What needs to be done => Read the records and gather each line that includes "lane".

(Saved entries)
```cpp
int ms_op_gemm(const void* A, const void* W, void* out, int32_t M, int32_t N, int32_t K, int32_t ldo,
               int32_t epi, void* stream) {
  return op_guard([&] {
    REQUIRE(A && W && out && M >= 1 && N >= 16 && K >= 64 && K % 64 == 0, MS_EINVAL, "bad gemm shape");
    REQUIRE(((epi >= 0 && epi <= 3) || epi == MS_EPI_ARGMAX) && (epi != MS_EPI_SWIGLU || N % 32 == 0), MS_EINVAL,
            "bad epilogue");
    REQUIRE(epi != MS_EPI_ADD_F32 || (N % 4 == 0 && ldo % 4 == 0), MS_EINVAL,
            "residual gemm: N and ldo multiples of 4 (16-B x rows)");
    REQUIRE(epi != MS_EPI_ARGMAX || (N % 16 == 0 && ldo >= N / 16), MS_EINVAL, "gemm argmax: N % 16, ldo >= N / 16");
    REQUIRE(((uintptr_t)out & ((epi == MS_EPI_ADD_F32 || epi == MS_EPI_STORE_F32) ? 15 : 7)) == 0, MS_EINVAL,
            "gemm: out must be 16-B (fp32) / 8-B (fp16) aligned");
    REQUIRE(!g_op_rs.ssq || gemm_rs_tiles_ok(M, N, g_op_rs.tiles), MS_EINVAL,
            "gemm row scale: at most 24 tiles of statistics (kGemmRsTiles, both GEMM tiles)");
    launch_gemm((const f16_t*)A, (const f16_t*)W, out, M, N, K, ldo, epi == MS_EPI_ARGMAX ? MS_GEMV_EPI_ARGMAX : epi,
                (hipStream_t)stream, &g_op_rs);
  });
}

int ms_op_gemm_resid(const void* A, const void* W, float* x, void* xg_out, const void* gamma, float* ssq_out,
                     int32_t M, int32_t N, int32_t K, void* stream) {
  return op_guard([&] {
    REQUIRE(A && W && x && xg_out && gamma && ssq_out && M >= 1 && N >= 16 && K >= 64 && K % 64 == 0, MS_EINVAL,
            "bad gemm_resid operands (K % 64 == 0)");
    REQUIRE(gemm_resid_tiles(M, N) <= kGemmRsTiles, MS_EINVAL, "gemm_resid: N over 24 column tiles");
    REQUIRE(N % 4 == 0 && ((uintptr_t)x & 15) == 0 && ((uintptr_t)xg_out & 7) == 0, MS_EINVAL,
            "gemm_resid: N a multiple of 4, x 16-B and xg 8-B aligned (vector rows)");
    GemmResid gr{(const f16_t*)gamma, (f16_t*)xg_out, ssq_out};
    launch_gemm((const f16_t*)A, (const f16_t*)W, x, M, N, K, N, MS_EPI_ADD_F32, (hipStream_t)stream, nullptr, &gr);
  });
}

int ms_gemm_resid_tiles(int32_t M, int32_t N) { return gemm_resid_tiles(M, N); }

int ms_set_gemm_variant(int32_t v) {
  if (v < 0 || v > 4) return MS_EINVAL;
  set_gemm_variant(v);
  return MS_OK;
}

int ms_set_attn_tuning(int32_t combine_grp, int32_t order) {
  if (combine_grp < 0 || combine_grp > 1 || (order != 0 && order != 3)) return MS_EINVAL;
  set_attn_tuning(combine_grp, order);
  return MS_OK;
}

int ms_set_dgemm_kh(int32_t kh) {
  if (kh != 1 && kh != 2) return MS_EINVAL;
  set_dgemm_kh(kh);
  return MS_OK;
}

int ms_set_dgemm_wn(int32_t wn) {
  if (wn != 4 && wn != 8) return MS_EINVAL;
  set_dgemm_wn(wn);
  return MS_OK;
}

int ms_set_qgemv_gs(int32_t on) {
  if (on < 0 || on > 1) return MS_EINVAL;
  set_qgemv_gs(on != 0);
  return MS_OK;
}

int64_t ms_op_gemv_workspace(int32_t M, int32_t N, int32_t K) {
  if (M < 1 || M > 64 || N < 16 || K < 64 || K % 64) return MS_EINVAL;
  return (int64_t)gemv_workspace_bytes(M, N, K);
}

int ms_op_gemv(const void* X, const void* W, void* out, int32_t M, int32_t N, int32_t K, int32_t ldo,
               int32_t epi, void* ws, void* stream) {
  return ms_op_gemv_tuned(X, W, out, M, N, K, ldo, epi, ws, 0, stream);
}

int ms_op_gemv_tuned(const void* X, const void* W, void* out, int32_t M, int32_t N, int32_t K,
                     int32_t ldo, int32_t epi, void* ws, int32_t waves, void* stream) {
  return op_guard([&] {
    REQUIRE(X && W && out && ws && N >= 16 && N % 16 == 0, MS_EINVAL, "bad gemv operands");
    REQUIRE(((epi >= 0 && epi <= 3) || epi == MS_EPI_ARGMAX) && (epi != MS_EPI_SWIGLU || N % 32 == 0),
            MS_EINVAL, "bad epilogue");
    REQUIRE(gemv_supported(M, N, K, epi, op_rs_tiles()), MS_EINVAL,
            "gemv shape unsupported (M<=64, K%64==0, K/64 split into <=16 waves of <=8 steps; "
            "row-scale statistics within kRsStage and LDS)");
    GemvArgs ga;
    launch_gemv_ex((const f16_t*)X, (const f16_t*)W, out, M, N, K, ldo, epi, op_gemv_args(ga), waves,
                   (hipStream_t)stream);
  });
}

int ms_op_gemv_strided(const void* X, const void* W, void* out, int32_t M, int32_t N, int32_t K,
                       int32_t ldk, int32_t ldo, int32_t epi, void* stream) {
  return op_guard([&] {
    REQUIRE(X && W && out && N >= 16 && N % 16 == 0 && ldk >= K && ldk % 8 == 0, MS_EINVAL,
            "bad strided gemv operands");
    REQUIRE(epi >= 0 && epi <= 3 && epi != MS_EPI_SWIGLU, MS_EINVAL, "bad epilogue");
    REQUIRE(gemv_supported(M, N, K, epi), MS_EINVAL, "gemv shape unsupported");
    launch_gemv_strided((const f16_t*)X, (const f16_t*)W, out, M, N, K, ldk, ldo, epi, (hipStream_t)stream);
  });
}

int ms_op_gemv_resid(const void* X, const void* W, float* x, void* xg_out, const void* gamma,
                     float* ssq_out, int32_t M, int32_t N, int32_t K, int32_t rt, void* stream) {
  return op_guard([&] {
    REQUIRE(X && W && x && xg_out && gamma && ssq_out && rt >= 1 && rt <= 16 && N % rt == 0, MS_EINVAL,
            "bad gemv_resid operands");
    REQUIRE(gemv_supported(M, N, K, MS_GEMV_EPI_RESID_SSQ), MS_EINVAL, "gemv_resid shape unsupported");
    GemvArgs ga{};
    ga.rt = rt;
    ga.ssq_out = ssq_out;
    ga.gamma = (const f16_t*)gamma;
    ga.xg_out = (f16_t*)xg_out;
    launch_gemv_ex((const f16_t*)X, (const f16_t*)W, x, M, N, K, N, MS_GEMV_EPI_RESID_SSQ, &ga, 0,
                   (hipStream_t)stream);
  });
}

int ms_op_dgemm(const void* X, const void* W, void* out, int32_t M, int32_t N, int32_t K, int32_t S,
                int32_t ldo, int32_t epi, void* stream) {
  return op_guard([&] {
    REQUIRE(X && W && out, MS_EINVAL, "bad dgemm operands");
// ... 164 lines not shown
```

map-reduced-approach-for-vietnamese-long-document-summarization_amd/csrc/k_gemm.hip:

```cpp
#include "kernels.h"

namespace ms {

constexpr int GBM = 128, GBN = 128, GBK = 64;

__device__ __forceinline__ int xcd_remap(int b, int nwg) {
  const int q = nwg / 8, r = nwg % 8, x = b % 8;
  return (x < r ? x * (q + 1) : r * (q + 1) + (x - r) * q) + b / 8;
}

__device__ __forceinline__ float silu_mul(float g, float u) {
  return g * __builtin_amdgcn_rcpf(1.0f + __expf(-g)) * u;
}

template <int BM, int NW>
__device__ __forceinline__ void gemm_rs_dma(const RowScale& rs, int M, int m0, float* rinv_s, float* stage) {
  if (!rs.ssq) return;
  const int lane = threadIdx.x & 63, wave = threadIdx.x >> 6;
  if (rs.tiles == 1) {
    if (wave < BM / 64)
      __builtin_amdgcn_global_load_lds((const void*)(rs.ssq + min(m0 + wave * 64 + lane, M - 1)),
                                       (LDS_AS void*)(rinv_s + wave * 64), 4, 0, 0);
    return;
  }
// ... 578 lines not shown
      mf1(1, 4 * g + 3);
      __builtin_amdgcn_sched_barrier(0);
    }
    __builtin_amdgcn_s_setprio(0);
  }
  asm volatile("s_nop 7\n\ts_nop 7\n\ts_nop 7\n\ts_nop 7" ::: "memory");

  if constexpr (EPI == 1) {
    const bool fuse = gr.xg != nullptr;
    float* red = (float*)smem;
    if (fuse) __syncthreads();
#pragma unroll
    for (int mi = 0; mi < 8; ++mi) {
      const int row = m0 + wr * 128 + mi * 16 + fr;
      float ss[2] = {0.f, 0.f};
#pragma unroll
      for (int ni = 0; ni < 8; ++ni) {
        const int col = n0 + wc * 128 + ni * 16 + 4 * fg;
        if (row < M && col < N)
          gemm_resid_x4(gr, (float*)out, (size_t)row * ldo + col, acc[mi][ni], g8[ni], fuse, ss[ni >> 2]);
      }
      if (fuse)
#pragma unroll
        for (int h = 0; h < 2; ++h) red[((wr * 128 + mi * 16 + fr) * 2 + wc) * 8 + h * 4 + fg] = ss[h];
    }
    if (fuse) gemm_resid_ssq_t<TBM, 2>(red, M, N, m0, n0, gr);
    return;
  }
  gemm_rs_fold<TBM, kGemmRsTiles>(rs, rinv_s, rs_stage);
  {
    float rv[8];
#pragma unroll
    for (int mi = 0; mi < 8; ++mi) rv[mi] = 1.f;
    if (rs.ssq) {
#pragma unroll
      for (int mi = 0; mi < 8; ++mi) rv[mi] = rs_rinv(rinv_s[wr * 128 + mi * 16 + fr], rs);
    }
    const bool vec = (ldo & 3) == 0;
#pragma unroll
    for (int mi = 0; mi < 8; ++mi) {
      const int row = m0 + wr * 128 + mi * 16 + fr;
      if (row >= M) continue;
      if constexpr (EPI == 2) {
#pragma unroll
        for (int ni = 0; ni < 8; ni += 2) {
          const int col = n0 + wc * 128 + ni * 16;
          if (col >= N) continue;
          const int f = (col >> 5) * 16 + 4 * fg;
          float hv[4];
#pragma unroll
          for (int j = 0; j < 4; ++j) hv[j] = silu_mul(acc[mi][ni][j] * rv[mi], acc[mi][ni + 1][j] * rv[mi]);
          f16_t* o = (f16_t*)out + (size_t)row * ldo + f;
          if (vec) {
            *(uint2*)o = uint2{pack2h(hv[0], hv[1]), pack2h(hv[2], hv[3])};
          } else {
#pragma unroll
            for (int j = 0; j < 4; ++j) o[j] = f2h(hv[j]);
          }
        }
      } else {
#pragma unroll
        for (int ni = 0; ni < 8; ++ni) {
          const int col = n0 + wc * 128 + ni * 16 + 4 * fg;
          if (col >= N) continue;
          const size_t o = (size_t)row * ldo + col;
          const f32x4 v = acc[mi][ni] * rv[mi];
          if (vec && col + 3 < N) {
            if constexpr (EPI == 0) *(uint2*)((f16_t*)out + o) = uint2{pack2h(v[0], v[1]), pack2h(v[2], v[3])};
            else *(f32x4*)((float*)out + o) = v;
          } else {
#pragma unroll
            for (int j = 0; j < 4; ++j)
              if (col + j < N) {
                if constexpr (EPI == 0) ((f16_t*)out)[o + j] = f2h(v[j]);
                else ((float*)out)[o + j] = v[j];
              }
          }
        }
      }
    }
  }
}

static int g_gemm_variant = [] { const char* e = getenv("MS_GEMM_VARIANT"); return e ? atoi(e) : 4; }();

void set_gemm_variant(int v) { g_gemm_variant = v; }

static bool gemm_big(int M, int N) {
  return g_gemm_variant == 2 || g_gemm_variant == 3 ||
         ((g_gemm_variant == 0 || g_gemm_variant == 4) && M >= 1024 && N >= 1024);
}
static bool gemm_4wave(int epi) { return g_gemm_variant == 3 || (g_gemm_variant == 4 && epi != 1); }

int gemm_resid_tiles(int M, int N) {
  (void)M;
  return (N + kGemmStatCols - 1) / kGemmStatCols;
}

void launch_gemm(const f16_t* A, const f16_t* W, void* out, int M, int N, int K, int ldo, int epi,
                 hipStream_t s, const RowScale* rs_in, const GemmResid* gr_in) {
  if (M <= 0) return;
  if (epi == MS_GEMV_EPI_ARGMAX) {
    const int grid = ((M + GBM - 1) / GBM) * ((N + GBN - 1) / GBN);
    MS_LAUNCH(gemm_kernel<MS_GEMV_EPI_ARGMAX>, dim3(grid), dim3(256), 0, s, A, W, out, M, N, K, ldo, RowScale{},
              GemmResid{});
    return;
  }
  const bool big = gemm_big(M, N);
  RowScale rs{};
  if (rs_in && rs_in->ssq && epi != 1) {
    if (rs_in->tiles < 1 || rs_in->tiles > kGemmRsTiles) return;
    rs = *rs_in;
  }
  GemmResid gr{};
  if (gr_in && epi == 1) gr = *gr_in;
#define GL(KERN, EPI_, BLK) MS_LAUNCH(KERN<EPI_>, dim3(grid), dim3(BLK), 0, s, A, W, out, M, N, K, ldo, rs, gr)
  if (big && gemm_4wave(epi) && K % TBK == 0) {
    const int grid = ((M + TBM - 1) / TBM) * ((N + TBN - 1) / TBN);
    switch (epi) {
      case 0: GL(gemm4w_kernel, 0, 256); break;
      case 1: GL(gemm4w_kernel, 1, 256); break;
      case 2: GL(gemm4w_kernel, 2, 256); break;
      default: GL(gemm4w_kernel, 3, 256); break;
    }
    return;
  }
  if (big) {
    const int grid = ((M + TBM - 1) / TBM) * ((N + TBN - 1) / TBN);
    switch (epi) {
      case 0: GL(gemm256_kernel, 0, 512); break;
      case 1: GL(gemm256_kernel, 1, 512); break;
      case 2: GL(gemm256_kernel, 2, 512); break;
      default: GL(gemm256_kernel, 3, 512); break;
    }
    return;
  }
  const int grid = ((M + GBM - 1) / GBM) * ((N + GBN - 1) / GBN);
  switch (epi) {
    case 0: GL(gemm_kernel, 0, 256); break;
    case 1: GL(gemm_kernel, 1, 256); break;
    case 2: GL(gemm_kernel, 2, 256); break;
    default: GL(gemm_kernel, 3, 256); break;
  }
#undef GL
}

bool gemm_rs_tiles_ok(int M, int N, int tiles) {
  (void)M;
  (void)N;
  return tiles >= 1 && tiles <= kGemmRsTiles;
}

}
```

map-reduced-approach-for-vietnamese-long-document-summarization_amd/csrc/kernels.h:

```cpp
#pragma once
#include "common.h"

namespace ms {

struct KVView {
  f16_t* k;
  f16_t* v;
  const int32_t* block_table;
  int32_t max_pages;
  int32_t n_kv_heads;
  int32_t slot_major;
};
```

Response box =>
  const int lane = threadIdx.x & 63, wave = threadIdx.x >> 6;
      __builtin_amdgcn_global_load_lds((const void*)(rs.ssq + min(m0 + wave * 64 + lane, M - 1)),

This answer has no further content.